The observed concentrations were higher than the world average value (180 mg/kg); this may be due to its slow mobility in soil, so it will stay in the upper surface, but, at depth, its concentration is low (12.9 mg/kg). The Cr average value (247.36 mg/kg) is greater than that of chromium in the rural soil (17.33 mg/kg), about 14.27 times.

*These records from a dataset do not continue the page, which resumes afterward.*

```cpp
constexpr int FIN_OUT = 8, FIN_GROUPS = 32;
template <int DT, int PT>
__device__ __forceinline__ void glm_finalize_body(
    int64_t vb, const float* __restrict__ part, int nblocks, int npass, int D, int P, double scale,
    float* __restrict__ ll, float* __restrict__ gw, float* __restrict__ gb, double ll_offset, int tid,
    double (*sm)[FIN_OUT]) {
  constexpr int REC = glm_record_floats<DT, PT>();
  const int jj = tid % FIN_OUT, s = tid / FIN_OUT;
  const int64_t J = (int64_t)P * D + 2 * P;
  const int64_t j = vb * FIN_OUT + jj;
  double acc = 0.0;
  if (j < J) {
    int p, slot;
    if (j < (int64_t)P * D) {
      p = (int)(j / D);
      const int d = (int)(j % D);
      const int pl = p % (32 * PT), pt = pl >> 5, i = pl & 31, dt = d >> 5, c = d & 31;
      const int hh = (i >> 2) & 1, reg = (i & 3) + 4 * (i >> 3);
      slot = ((pt * DT + dt) * 16 + reg) * 64 + c + 32 * hh;
    } else {
      const int64_t k = j - (int64_t)P * D;
      const int which = k >= P ? 1 : 0;
      p = (int)(k - (int64_t)which * P);
      const int pl = p % (32 * PT), pt = pl >> 5, i = pl & 31;
      slot = PT * DT * 1024 + (2 * pt + which) * 32 + i;
    }
    const int pass = p / (32 * PT);
    const float* base = part + (int64_t)pass * nblocks * REC + slot;
    int blk = s;
    {
      float v[24];
      for (; blk + 23 * FIN_GROUPS < nblocks; blk += 24 * FIN_GROUPS) {
#pragma unroll
        for (int u = 0; u < 24; ++u) v[u] = base[(int64_t)(blk + u * FIN_GROUPS) * REC];
#pragma unroll
        for (int u = 0; u < 24; ++u) acc += (double)v[u];
      }
    }
#ifndef PA_FIN_NO16
    {
      float v[16];
      for (; blk + 15 * FIN_GROUPS < nblocks; blk += 16 * FIN_GROUPS) {
#pragma unroll
        for (int u = 0; u < 16; ++u) v[u] = base[(int64_t)(blk + u * FIN_GROUPS) * REC];
#pragma unroll
        for (int u = 0; u < 16; ++u) acc += (double)v[u];
      }
    }
#endif
    float v[8];
    for (; blk + 7 * FIN_GROUPS < nblocks; blk += 8 * FIN_GROUPS) {
#pragma unroll
      for (int u = 0; u < 8; ++u) v[u] = base[(int64_t)(blk + u * FIN_GROUPS) * REC];
#pragma unroll
      for (int u = 0; u < 8; ++u) acc += (double)v[u];
    }
    for (; blk < nblocks; blk += FIN_GROUPS) acc += (double)base[(int64_t)blk * REC];
  }
  sm[s][jj] = acc;
  __syncthreads();
  if (s == 0 && j < J) {
    double t = 0.0;
#pragma unroll
    for (int k = 0; k < FIN_GROUPS; ++k) t += sm[k][jj];
    const float v = (float)(t * scale);
    if (j < (int64_t)P * D) gw[j] = v;
    else if (j < (int64_t)P * D + P) ll[j - (int64_t)P * D] = (float)((t + ll_offset) * scale);
    else gb[j - (int64_t)P * D - P] = v;
  }
}

template <int DT, int PT>
__global__ __launch_bounds__(FIN_OUT * FIN_GROUPS) void glm_finalize_kernel(
    const float* __restrict__ part, int nblocks, int npass, int D, int P, double scale,
    float* __restrict__ ll, float* __restrict__ gw, float* __restrict__ gb, double ll_offset) {
  __shared__ double sm[FIN_GROUPS][FIN_OUT];
  glm_finalize_body<DT, PT>((int64_t)blockIdx.x, part, nblocks, npass, D, P, scale, ll, gw, gb,
                            ll_offset, (int)threadIdx.x, sm);
}

}
```

### pyro_amd/csrc/multisite_dev.h

```cpp
#pragma once
#include "common.h"
#include "dist_fam.h"

namespace pa {

struct EntryDev {
  int dist, need;
  int64_t rows, cols;
  const void *v, *a, *b;
  const uint8_t* m;
  int64_t vsr, vsc, asr, asc, bsr, bsc, msr, msc;
  double coef;
  void *dv, *da, *db;
  int chain_next;
  const void* xg;
  double xcoef;
};
struct MultiArgs {
  int n;
  EntryDev e[PA_MULTI_MAX_ENTRIES];
};

template <typename S>
__device__ __forceinline__ S kernarg_load(uint32_t byte_offset) {
// ... 97 lines not shown
template <typename T, int NTHREADS>
__device__ __forceinline__ double multi_sum_partial(uint32_t kbase, uint32_t skip_mask,
                                                    uint32_t only_mask) {
  const int n_entries = kernarg_load<int>(kbase + offsetof(MultiArgs, n));
  const int wave = __builtin_amdgcn_readfirstlane(threadIdx.x >> 6), lane = threadIdx.x & 63;
  constexpr int NW = NTHREADS / 64;
  const int wpe = n_entries >= NW ? 1 : NW / (n_entries > 0 ? n_entries : 1);
  const int epr = NW / wpe;
  double acc = 0.0;
  for (int k0 = 0; k0 < n_entries; k0 += epr) {
    const int k = k0 + wave / wpe;
    if (k < n_entries && wave / wpe < epr) {
      if ((skip_mask >> k & 1u) || (only_mask != 0u && !(only_mask >> k & 1u))) continue;
      const EntryDev e = kernarg_load<EntryDev>(kbase + offsetof(MultiArgs, e) + k * sizeof(EntryDev));
      const uint32_t tid = (uint32_t)((wave % wpe) * 64 + lane), nth = (uint32_t)(wpe * 64);
      double s = 0.0;
      PA_DISPATCH_ENTRY(e.dist, s = (entry_sum<D_, T>(e, tid, nth)));
      acc += e.coef * s;
    }
  }
  return acc;
}
template <typename T>
__device__ __forceinline__ void multi_sum_finish(double acc, T* __restrict__ out, double coef_all,
                                                 int accumulate) {
  __shared__ double smem[16];
  const double t = block_sum_f64(acc, smem);
  if (threadIdx.x == 0) {
    const double base = accumulate ? (double)*out : 0.0;
    *out = (T)(base + coef_all * t);
  }
}
template <typename T, int NTHREADS>
__device__ __forceinline__ void multi_sum_body(uint32_t kbase, T* __restrict__ out, double coef_all,
                                               int accumulate) {
  multi_sum_finish<T>(multi_sum_partial<T, NTHREADS>(kbase, 0u, 0u), out, coef_all, accumulate);
}

template <typename T>
__global__ __launch_bounds__(MULTI_THREADS) void multi_sum_kernel(const MultiArgs args_by_value,
                                                                  T* __restrict__ out,
                                                                  double coef_all, int accumulate) {
  multi_sum_body<T, MULTI_THREADS>(0u, out, coef_all, accumulate);
}

constexpr int GRAD_THREADS = 256;
__device__ __forceinline__ uint32_t row_groups(uint32_t tk) {
  const uint32_t ng = GRAD_THREADS / tk;
  return ng > 8u ? 8u : ng;
}
enum { PAT_SKIP = 0, PAT_FULL = 1, PAT_ROWRED = 2, PAT_SCALAR = 3, PAT_COLRED = 4 };
__device__ __forceinline__ int pattern_of(bool wanted, int64_t sr, int64_t sc, int64_t R, int64_t C) {
  if (!wanted) return PAT_SKIP;
  const bool red_r = (sr == 0 && R > 1), red_c = (sc == 0 && C > 1);
  return red_r ? (red_c ? PAT_SCALAR : PAT_ROWRED) : (red_c ? PAT_COLRED : PAT_FULL);
}

template <int DIST, typename T>
__device__ __forceinline__ void combined_pass(const EntryDev& e, double w, int pv, bool accumulate,
// ... 509 lines not shown
```

### pyro_amd/csrc/optim_dev.h

```cpp
#pragma once
#include "common.h"

namespace pa {

struct AdamPublish {
  const void* src;
  int src_dtype;
  double* host_value;
  uint64_t* host_seq;
  uint64_t* counter;
  uint64_t inc;
};

__device__ __forceinline__ void publish_to_host(const AdamPublish& pub) {
  uint64_t seq = 0;
  if (pub.counter != nullptr) {
    const uint64_t c0 = pub.counter[0], c1 = pub.counter[1];
    pub.counter[0] = c0 + pub.inc;
    if (pub.src != nullptr) pub.counter[1] = seq = c1 + 1;
  }
  if (pub.src != nullptr) {
    const double v = pub.src_dtype == PA_F32 ? (double)*static_cast<const float*>(pub.src)
                                             : *static_cast<const double*>(pub.src);
    __hip_atomic_store(pub.host_value, v, __ATOMIC_RELAXED, __HIP_MEMORY_SCOPE_SYSTEM);
    __threadfence_system();
    if (pub.counter == nullptr)
      seq = __hip_atomic_load(pub.host_seq, __ATOMIC_RELAXED, __HIP_MEMORY_SCOPE_SYSTEM) + 1;
    __hip_atomic_store(pub.host_seq, seq, __ATOMIC_RELEASE, __HIP_MEMORY_SCOPE_SYSTEM);
  }
}

struct AdamStep {
  double bc1, bc2, lr_t;
};
__device__ __forceinline__ double pow_int(double b, int64_t n) {
  double r = 1.0, x = b;
  while (n > 0) {
    if (n & 1) r *= x;
    x *= x;
    n >>= 1;
  }
  return r;
}
__device__ __forceinline__ AdamStep adam_step_scalars(int64_t step, double lr, double b1, double b2,
                                                      double lrd, int clipped) {
  AdamStep s;
  s.bc1 = 1.0 - pow_int(b1, step);
  s.bc2 = 1.0 - pow_int(b2, step);
  s.lr_t = clipped ? lr * pow_int(lrd, step) : lr;
  return s;
}

// ... 65 lines not shown
    adam_update<T>(ga, pa_, ma, va, st, b1, b2, eps, wd, clip, clipped);
    m[i0] = ma; v[i0] = va; p[i0] = pa_;
    adam_update<T>(gb, pb, mb, vb, st, b1, b2, eps, wd, clip, clipped);
    m[i1] = mb; v[i1] = vb; p[i1] = pb;
    if (zero_grad) { g[i0] = T(0); g[i1] = T(0); }
  }
  for (int64_t k = t + 256; k < n; k += 256) {
    for (int h = 0; h < 2; ++h) {
      const int64_t i = (h == 0 ? o0 : o1) + k;
      T pi = p[i], mi = m[i], vi = v[i];
      adam_update<T>(g[i], pi, mi, vi, st, b1, b2, eps, wd, clip, clipped);
      m[i] = mi; v[i] = vi; p[i] = pi;
      if (zero_grad) g[i] = T(0);
    }
  }
}

template <typename T>
__device__ __forceinline__ void adam_body(int64_t vb, int64_t nvb, T* __restrict__ p,
                                          T* __restrict__ g, T* __restrict__ m, T* __restrict__ v,
                                          int64_t n, double lr, double b1, double b2, double eps,
                                          double wd, double clip, double lrd, int clipped,
                                          int64_t* __restrict__ step_dev, int zero_grad,
                                          const AdamPublish& pub) {
  int64_t step;
  adam_range<T>(vb * 256 + threadIdx.x, nvb * 256, n, p, g, m, v, step_dev, lr, b1, b2, eps, wd, clip,
                lrd, clipped, zero_grad, &step);
  __syncthreads();
  if (threadIdx.x == 0) {
    bool last = true;
    if (nvb > 1) {
      const unsigned long long ticket =
          atomicAdd(reinterpret_cast<unsigned long long*>(step_dev + 1), 1ull);
      last = ticket == (unsigned long long)nvb - 1;
      if (last) step_dev[1] = 0;
    }
    if (last) {
      step_dev[0] = step;
      publish_to_host(pub);
    }
  }
}

template <typename T>
__global__ __launch_bounds__(256) void adam_kernel(T* __restrict__ p, T* __restrict__ g,
                                                   T* __restrict__ m, T* __restrict__ v, int64_t n,
                                                   double lr, double b1, double b2, double eps,
                                                   double wd, double clip, double lrd, int clipped,
                                                   int64_t* __restrict__ step_dev,
                                                   int zero_grad, AdamPublish pub) {
  adam_body<T>((int64_t)blockIdx.x, (int64_t)gridDim.x, p, g, m, v, n, lr, b1, b2, eps, wd, clip, lrd,
               clipped, step_dev, zero_grad, pub);
}

}
```

### pyro_amd/infer/svi.py

```python
import os as _os
import warnings

import torch
import torch.utils._python_dispatch

from .. import kernels, poutine
from ..params import _PARAM_STORE
from ..util import capture_scope, torch_isnan, zero_grads
from .elbo import ELBO


def _arg_key(x):
    if isinstance(x, torch.Tensor):
        return ("t", x.data_ptr(), tuple(x.shape), tuple(x.stride()), x.dtype, x.device)
    if isinstance(x, (list, tuple)):
        return tuple(_arg_key(v) for v in x)
    try:
        hash(x)
        return ("p", x)
    except TypeError:
        return ("id", id(x))


def _fast_geometry(args):
# ... 422 lines not shown
            kernels.glm_planes_revalidate()
            kernels.lda_index_revalidate()
            kernels.bow_revalidate()
            entry.cap.before_replay()
            entry.replay()
            if entry.graph2 is not None:
                entry.between()
                entry.graph2.replay()
            entry.cap.after_replay()
            if entry.eager_params is not None:
                self._update_eagerly(entry.eager_params)
            if not kwargs:
                self._last_fast = (args, _fast_geometry(args), entry)
            return entry.read_loss()
        return self._gated_step(entry, args, kwargs)

    def _update_eagerly(self, params):
        self.optim(params)
        if not getattr(self.optim, "zeroes_grads", False):
            grads = [p.grad for p in params if p.grad is not None]
            if grads:
                torch._foreach_zero_(grads)

    def _drop(self, key):
        e = self._graphs.pop(key, None)
        if e is not None:
            e.alive = False
        return e

    def release(self):
        for e in self._graphs.values():
            if e.armed:
                e.cancel()
            e.alive = False
        self._armed_fast = self._last_fast = None
        self._graphs.clear()
        self._const_rec.clear()

    def pause(self):
        self._armed_fast = None
        for e in self._graphs.values():
            if e.armed:
                e.cancel()

    def disarm(self):
        self.prearm = False
        self._armed_fast = None
        for e in self._graphs.values():
            if e.armed:
                e.cancel()
            e.arm_backoff = 1 << 60

    def _host_state(self, args, kwargs, entry=None):
        from .. import rng
        refs = [(t, t._version) for t in entry.reads] if entry is not None else []
        for a in list(args) + [v for _, v in sorted(kwargs.items())]:
            if isinstance(a, torch.Tensor):
# ... 202 lines not shown
```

Nickel (Ni) is a well mobilized metal and precipitated with Fe and Mn oxides, or organically attached in soil, this explains the presence of high concentrations of Ni in the deep soil. The Ni presence in soil is strongly determined by climate and parent rock components. Its levels are high in arid and semi-arid regions, especially in saline-alkaline soils; in urban areas Ni is added to the soil as a result of continuous human activities, because it is widely used in electroplating and battery manufacturing30,31.

Limitations

This study naturally has inherent limitations, primarily related to the small number of soil samples for assessment, which may inhibit the generalizability of the results.

CONCLUSIONS

Road dust is a source of many dangerous pollutants for residents of urban areas, due to its high toxicity and wide exposure by inhalation, ingestion, or by skin penetration. In this study, we determined the concentrations of four toxic metals (Cr, Zn, Ni and Pb) in road dust from 22 sites of Baghdad city with different land uses. Pollution rates with the four toxic metals were characterized as being moderate to low in all sites of the capital. Despite the low to moderate pollution rate, it gave high toxicity indicators for exposed people, this may be due to the synergy of more than one type of pollutant in the severe or high toxicity, and that heavy dust-borne toxic metals are not the only ones responsible for the toxicity.